§ Your goal
Scan the listing below. Return every line containing the string "double".

§ Information shown
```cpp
int nsg_bn_relu_c1convt_forward(const void *u, int32_t dtype, const float *mean, const float *invstd, const float *gamma, const float *beta,
                                const float *w, const float *bias, float *y, int32_t flags, int32_t B, int32_t H, int32_t W, int32_t C,
                                void *workspace, size_t workspace_bytes, void *stream)
{
    NSG_REQUIRE(u && mean && invstd && gamma && beta && w && y, NSG_E_INVALID, "nsg_bn_relu_c1convt_forward: null pointer");
    NSG_REQUIRE(B > 0 && H > 0 && W > 0, NSG_E_INVALID, "nsg_bn_relu_c1convt_forward: bad extent");
    NSG_REQUIRE(nsg_bn_relu_c1convt_supported(dtype, C), NSG_E_UNSUPPORTED,
                "nsg_bn_relu_c1convt_forward: needs bf16 tensors and C = 32, 64, 96 or 128 (use the separate operators otherwise)");
    NSG_REQUIRE(!(flags & ~NSG_TANH_OUT), NSG_E_UNSUPPORTED, "nsg_bn_relu_c1convt_forward: only NSG_TANH_OUT");
    NSG_REQUIRE(nsg_aligned16(u) && nsg_aligned16(w), NSG_E_INVALID, "nsg_bn_relu_c1convt_forward: u and w must be 16-byte aligned");
    NSG_REQUIRE(workspace && workspace_bytes >= nsg_bn_relu_c1convt_workspace_bytes(B, H, W, C), NSG_E_WORKSPACE,
                "nsg_bn_relu_c1convt_forward: workspace too small");
    NSG_REQUIRE((int64_t)B * H * W * C <= 0x7fffffffLL * 4, NSG_E_UNSUPPORTED, "nsg_bn_relu_c1convt_forward: tensor too large");
    hipStream_t s = (hipStream_t)stream;
    float *dots = c1t_fwd_layout(workspace, B, H, W).dots;
    int rc = nsg_launch_bnrelu_dots(u, mean, invstd, gamma, beta, w, dots, (int64_t)B * H * W, C, s);
    if (rc) return rc;
    hipLaunchKernelGGL(col2im_c1_kernel<false>, dim3(col2im_blocks(B, 2 * H, 2 * W)), dim3(256), 0, s, dots, bias, y, B, H, W, 2 * H,
                       2 * W, (flags & NSG_TANH_OUT) ? 1 : 0, (const float *)nullptr, 0, 0.f, (float *)nullptr, (double *)nullptr);
    return nsg_check_launch("col2im_c1_kernel");
}

int nsg_bn_relu_c1convt_forward_mse(const void *u, int32_t dtype, const float *mean, const float *invstd, const float *gamma, const float *beta,
                                    const float *w, const float *bias, float *y, const float *target, int32_t T, float grad_scale,
                                    float *loss_out, float *dpre, float *dbias, int32_t B, int32_t H, int32_t W, int32_t C, void *workspace,
                                    size_t workspace_bytes, void *stream)
{
    NSG_REQUIRE(u && mean && invstd && gamma && beta && w && target && loss_out && dpre, NSG_E_INVALID, "nsg_bn_relu_c1convt_forward_mse: null pointer");
    NSG_REQUIRE(B > 0 && H > 0 && W > 0 && T >= 2 * W, NSG_E_INVALID, "nsg_bn_relu_c1convt_forward_mse: bad extent (T >= 2W)");
    NSG_REQUIRE(nsg_bn_relu_c1convt_supported(dtype, C), NSG_E_UNSUPPORTED,
                "nsg_bn_relu_c1convt_forward_mse: needs bf16 tensors and C = 32, 64, 96, 128 or 256 (use the separate operators otherwise)");
    NSG_REQUIRE(nsg_aligned16(u) && nsg_aligned16(w), NSG_E_INVALID, "nsg_bn_relu_c1convt_forward_mse: u and w must be 16-byte aligned");
    NSG_REQUIRE(workspace && workspace_bytes >= nsg_bn_relu_c1convt_workspace_bytes(B, H, W, C), NSG_E_WORKSPACE,
                "nsg_bn_relu_c1convt_forward_mse: workspace too small");
    NSG_REQUIRE((int64_t)B * H * W * C <= 0x7fffffffLL * 4, NSG_E_UNSUPPORTED, "nsg_bn_relu_c1convt_forward_mse: tensor too large");
    hipStream_t s = (hipStream_t)stream;
    const C1tFwdLayout L = c1t_fwd_layout(workspace, B, H, W);
    float *dots = L.dots;
    double *partial = L.partial;
    int rc = nsg_launch_bnrelu_dots(u, mean, invstd, gamma, beta, w, dots, (int64_t)B * H * W, C, s);
    if (rc) return rc;
    const int64_t n = (int64_t)B * 2 * H * T;
    const int nb = col2im_blocks(B, 2 * H, 2 * W);
    hipLaunchKernelGGL(col2im_c1_kernel<true>, dim3(nb), dim3(256), 0, s, dots, bias, y, B, H, W, 2 * H, 2 * W, 1, target, T,
                       grad_scale * 2.0f / (float)n, dpre, partial);
    rc = nsg_check_launch("col2im_c1_kernel<loss>");
    if (rc) return rc;
    rc = nsg_launch_final_mean(partial, nb, (double)n, loss_out, s);
    if (rc || !dbias) return rc;
    return nsg_launch_final_mean(partial + nb, nb, 1.0, dbias, s);
}

int nsg_bn_relu_c1convt_backward(const void *u, int32_t dtype, const float *mean, const float *invstd, const float *gamma, const float *beta,
                                 const float *w, const float *dy, void *du, float *du_colsum, float *dw, float *dbias, float *dgamma,
                                 float *dbeta, int32_t B, int32_t H, int32_t W, int32_t C, void *workspace, size_t workspace_bytes,
                                 void *stream)
{
    NSG_REQUIRE(u && mean && invstd && gamma && beta && w && dy && du && dw && dgamma && dbeta, NSG_E_INVALID,
                "nsg_bn_relu_c1convt_backward: null pointer");
    NSG_REQUIRE(B > 0 && H > 0 && W > 0, NSG_E_INVALID, "nsg_bn_relu_c1convt_backward: bad extent");
    NSG_REQUIRE(nsg_bn_relu_c1convt_supported(dtype, C), NSG_E_UNSUPPORTED,
                "nsg_bn_relu_c1convt_backward: needs bf16 tensors and C = 32, 64, 96 or 128 (use the separate operators otherwise)");
    NSG_REQUIRE(nsg_aligned16(u) && nsg_aligned16(du) && nsg_aligned16(w), NSG_E_INVALID, "nsg_bn_relu_c1convt_backward: u, du and w must be 16-byte aligned");
    NSG_REQUIRE(workspace && workspace_bytes >= nsg_bn_relu_c1convt_workspace_bytes(B, H, W, C), NSG_E_WORKSPACE,
                "nsg_bn_relu_c1convt_backward: workspace too small");
// ... 146 lines not shown
```

### neural_sound_generation_amd/csrc/nsg_common.h

```cpp
#pragma once
#include <hip/hip_runtime.h>
#include <stdint.h>
#include <stdio.h>
#include <stdarg.h>
#include <atomic>
#include <initializer_list>
#include "nsg.h"

typedef float v4f __attribute__((ext_vector_type(4)));
typedef float v16f __attribute__((ext_vector_type(16)));
typedef short s16x8 __attribute__((ext_vector_type(8)));
typedef short s16x4 __attribute__((ext_vector_type(4)));
typedef __bf16 bf16x8 __attribute__((ext_vector_type(8)));
typedef unsigned short bf16_t;

__host__ __device__ __forceinline__ unsigned nsg_fbits(float f) { return __builtin_bit_cast(unsigned, f); }
__host__ __device__ __forceinline__ float nsg_bitsf(unsigned u) { return __builtin_bit_cast(float, u); }

__device__ __forceinline__ bf16_t nsg_f2bf(float f) { return __builtin_bit_cast(bf16_t, (__bf16)f); }
typedef float nsg_v2f __attribute__((ext_vector_type(2)));
typedef __bf16 nsg_bf16x2 __attribute__((ext_vector_type(2)));
__device__ __forceinline__ unsigned nsg_pack_bf16(float a, float b)
{
    const nsg_v2f f = {a, b};
// ... 213 lines not shown
int nsg_launch_flat1x1_backward(const void *h, const void *dy, const float *mean, const float *invstd, const float *gamma, const float *dgamma,
                                const float *dbeta, const float *w, void *dh, void *dx, int64_t M, int C, void *ws, int *nblocks,
                                const void *prev_x, const float *prev_mean, const float *prev_invstd, const float *prev_gamma,
                                const float *prev_beta, float **prev_partial, hipStream_t s);
bool nsg_flat1x1_fused_bwd_supported(int dtype, int C);
size_t nsg_flat1x1_fused_bwd_workspace_bytes(int C);
int nsg_launch_flat1x1_fused_bwd(const void *h, const void *dy, const float *mean, const float *invstd, const float *gamma, const float *dgamma,
                                 const float *dbeta, const float *w, void *dx, float *dw, int64_t M, int C, void *ws, int *nblocks,
                                 const void *prev_x, const float *prev_mean, const float *prev_invstd, const float *prev_gamma,
                                 const float *prev_beta, float **colsum_partial, float **prev_partial, float **dw_partial, hipStream_t s);
int nsg_launch_final_mean(const double *partial, int n, double denom, float *out, hipStream_t s);
constexpr int C1_LOSS_BLOCKS = 1024;
bool nsg_c1m_supported(int C);
int nsg_launch_bnrelu_dots(const void *u, const float *mean, const float *invstd, const float *gamma, const float *beta, const float *w,
                           float *dots, int64_t M, int C, hipStream_t s);
int nsg_launch_c1m_out_bwd_sums(const float *dimg, const float *w, const void *u, const float *mean, const float *invstd, const float *gamma,
                                const float *beta, float *partial, int blocks, int B, int LH, int LW, int C, hipStream_t s);
int nsg_launch_c1m_out_bwd_apply(const float *dimg, const float *w, const void *u, const float *mean, const float *invstd, const float *gamma,
                                 const float *beta, const float *dgamma, const float *dbeta, float inv_m, float *partial17, void *du, int blocks,
                                 int B, int LH, int LW, int C, hipStream_t s);
int nsg_launch_c1m_stats(const float *img, const float *w, const float *bias, float *tiles, int blocks, int B, int LH, int LW, int HH, int WW,
                         int C, hipStream_t s);
int nsg_launch_c1m_apply(const float *img, const float *w, const float *bias, const float *mean, const float *invstd, const float *gamma,
                         const float *beta, void *out, int blocks, int B, int LH, int LW, int HH, int WW, int C, hipStream_t s);
int nsg_launch_c1m_bwd_sums(const float *img, const float *w, const float *bias, const void *dy, const float *mean, const float *invstd,
                            const float *gamma, const float *beta, float *partial, int blocks, int B, int LH, int LW, int HH, int WW, int C,
                            hipStream_t s);
int nsg_launch_c1m_bwd_wgrad(const float *img, const float *w, const float *bias, const void *dy, const float *mean, const float *invstd,
                             const float *gamma, const float *beta, const float *dgamma, const float *dbeta, float inv_m, float *partial,
                             int blocks, int B, int LH, int LW, int HH, int WW, int C, hipStream_t s);
// ... 15 lines not shown
```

§ Solution
                       2 * W, (flags & NSG_TANH_OUT) ? 1 : 0, (const float *)nullptr, 0, 0.f, (float *)nullptr, (double *)nullptr);
    double *partial = L.partial;
    rc = nsg_launch_final_mean(partial, nb, (double)n, loss_out, s);
int nsg_launch_final_mean(const double *partial, int n, double denom, float *out, hipStream_t s);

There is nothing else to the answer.